Denote the transfer matrix of $L(\epsilon,0)u=0$ by $$ T_0(t) = \begin{pmatrix} e^{-\epsilon t} & 0 \\ 0 & e^{\epsilon t} \end{pmatrix} . $$ I'll do variation of constants about $r=0$, so write $T(t,0)=T_0 M$. Then $M$ solves $M'= r T_0^{-1}JRT_0 M$, and solving this by iteration delivers the Taylor coefficients one after the next. So $M(t,r)=\sum r^n M_n(t)$, with $M_0=1$, $$ M_{n+1}(t) = \int_0^t \begin{pmatrix} -\sin s & e^{2\epsilon s}\cos s \\ e^{-2\epsilon s}\cos s & \sin s \end{pmatrix} M_n(s)\, ds . $$ Everything can be worked out explicitly, though at some risk to one's sanity. We are ultimately interested in $$ D(0,\epsilon,r)=\textrm{tr }T(2\pi,0) = e^{-2\pi\epsilon}a(2\pi, r) + e^{2\pi\epsilon}d(2\pi, r) , \quad \quad M\equiv \begin{pmatrix} a & b\\ c & d \end{pmatrix} . $$ Expanding everything, this becomes $$ D(0) = 2 + 4\pi^2\epsilon^2 + 2r^2\pi\epsilon (d_2-a_2) + \sum_{n=1}^4 r^n (a_n+d_n) + O(r^5) + O(\epsilon^3) \quad\quad\quad\quad (1) $$ (and everything taken at $t=2\pi$, of course). Brute force calculation will show that $d_2-a_2=0$ and $a_1+d_1=0$ (in fact, $a_1=d_1=0$) and $a_2+d_2=O(\epsilon^2)$. As for $a_3+d_3$, maybe the best way is to check that this vanishes when $\epsilon=0$, so we'll pick up at least one extra $\epsilon$ when we reintroduce this, so the third order term is $O(r^3\epsilon)$.
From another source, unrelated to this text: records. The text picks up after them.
#ifndef B200_ENTROPY_MIN_BLOCKS
#define B200_ENTROPY_MIN_BLOCKS 1
#endif
template <class Cfg>
__global__ void __launch_bounds__(EWARPS * 32, B200_ENTROPY_MIN_BLOCKS) hevc_entropy_kernel(const EntropyBatch b) {
  __shared__ __align__(8) syn::U2 s_ctx[EWARPS][syn::CTX_COUNT];
  __shared__ syn::DecoderT<Cfg> s_dec[EWARPS];
  for (int i = threadIdx.x; i < 64; i += blockDim.x) { syn::s_kLps4[i] = syn::d_kLps4[i]; syn::s_kTransLps[i] = syn::d_kTransLps[i]; }
  for (int i = threadIdx.x; i < syn::CTX_COUNT; i += blockDim.x) syn::s_kInitI[i] = syn::d_kInitI[i];
  for (int i = threadIdx.x; i < 256; i += blockDim.x) syn::s_kNextState[i] = syn::d_kNextState[i];
  for (int i = threadIdx.x; i < 128; i += blockDim.x) syn::s_kState[i] = syn::d_kState[i];
  for (int i = threadIdx.x; i < 16; i += blockDim.x) syn::s_kSigMap4[i] = syn::d_kSigMap4[i];
  for (int i = threadIdx.x; i < 48; i += blockDim.x) { (&syn::s_kScanPos[0][0])[i] = (&syn::d_kScanPos[0][0])[i]; (&syn::s_kScanInv[0][0])[i] = (&syn::d_kScanInv[0][0])[i]; (&syn::s_kSigCtx4[0][0])[i] = (&syn::d_kSigCtx4[0][0])[i]; }
  for (int i = threadIdx.x; i < 192; i += blockDim.x) (&syn::s_kSigCtxN[0][0][0])[i] = (&syn::d_kSigCtxN[0][0][0])[i];
  for (int i = threadIdx.x; i < 768; i += blockDim.x) (&syn::s_kSbInv[0][0][0])[i] = (&syn::d_kSbInv[0][0][0])[i];
  for (int i = threadIdx.x; i < 4; i += blockDim.x) syn::s_kChromaTab[i] = syn::d_kChromaTab[i];
  for (int i = threadIdx.x; i < 4 * 3 * 64; i += blockDim.x) { (&syn::s_kScanX[0][0][0])[i] = (&syn::d_kScanX[0][0][0])[i]; (&syn::s_kScanY[0][0][0])[i] = (&syn::d_kScanY[0][0][0])[i]; }
  __syncthreads();
  if ((threadIdx.x & 31) != 0) return;
  const int slot_w = threadIdx.x >> 5;
  const syn::CtxPtr ctx = (syn::CtxPtr)__cvta_generic_to_shared(s_ctx[slot_w]);
  for (;;) {
    const unsigned slot = atomicAdd(b.qhead, 1u);
    if (slot >= (unsigned)b.nsubs) break;
    unsigned item = e_ld_acquire(b.queue + slot);
    if (!item) {
      unsigned ns = 500, spins = 0;
      for (;;) {
        __nanosleep(ns); if (ns < 16000) ns <<= 1;
        if ((item = e_ld_acquire(b.queue + slot)) != 0u) break;
        if ((++spins & 31u) != 0) continue;
        if (e_ld_acquire(b.error_flag)) return;
        if (spins > (1u << 22)) { atomicExch(b.error_flag, 3u); return; }
      }
    }
    const syn::Substream& gs = b.subs[item - 1u];
    const EntropyPic& ep = b.pics[gs.pic];
    DevSync sync;
    sync.progress = b.progress + ep.progress_base; sync.sub_done = b.sub_done + ep.sub_base; sync.error_flag = b.error_flag;
    sync.queue = b.queue; sync.qtail = b.qtail; sync.deps = b.deps;
    sync.dense_tu = sync.dense_coef = sync.dense_tu_cap = sync.dense_coef_cap = 0; sync.end_bit_position = 0;
    syn::run_substream<Cfg>(s_dec[slot_w], ep.sp, ep.pb, b.subs + ep.sub_base, (int)(item - 1u - ep.sub_base), ctx, sync);
  }
}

The big surprise now (for me) is that after everything vanished at $\epsilon=0$ or went the wrong way, out of the blue comes $a_4+d_4=-4\pi^2$ at $\epsilon=0$. So the bottom line is that when $r=\epsilon^{1/2}$, then this term cancels the $4\pi^2\epsilon^2$ exactly, and everything else in (1) is smaller.

Conclusion: There is a solution $r=r(\epsilon)$ of $D(0,\epsilon,r)=2$, and $\epsilon^{-1/2}r\to 1$ as $\epsilon\to0$.

Of course, with this perturbative approach, we cannot get the other half of fedja's result, namely that this is the only solution.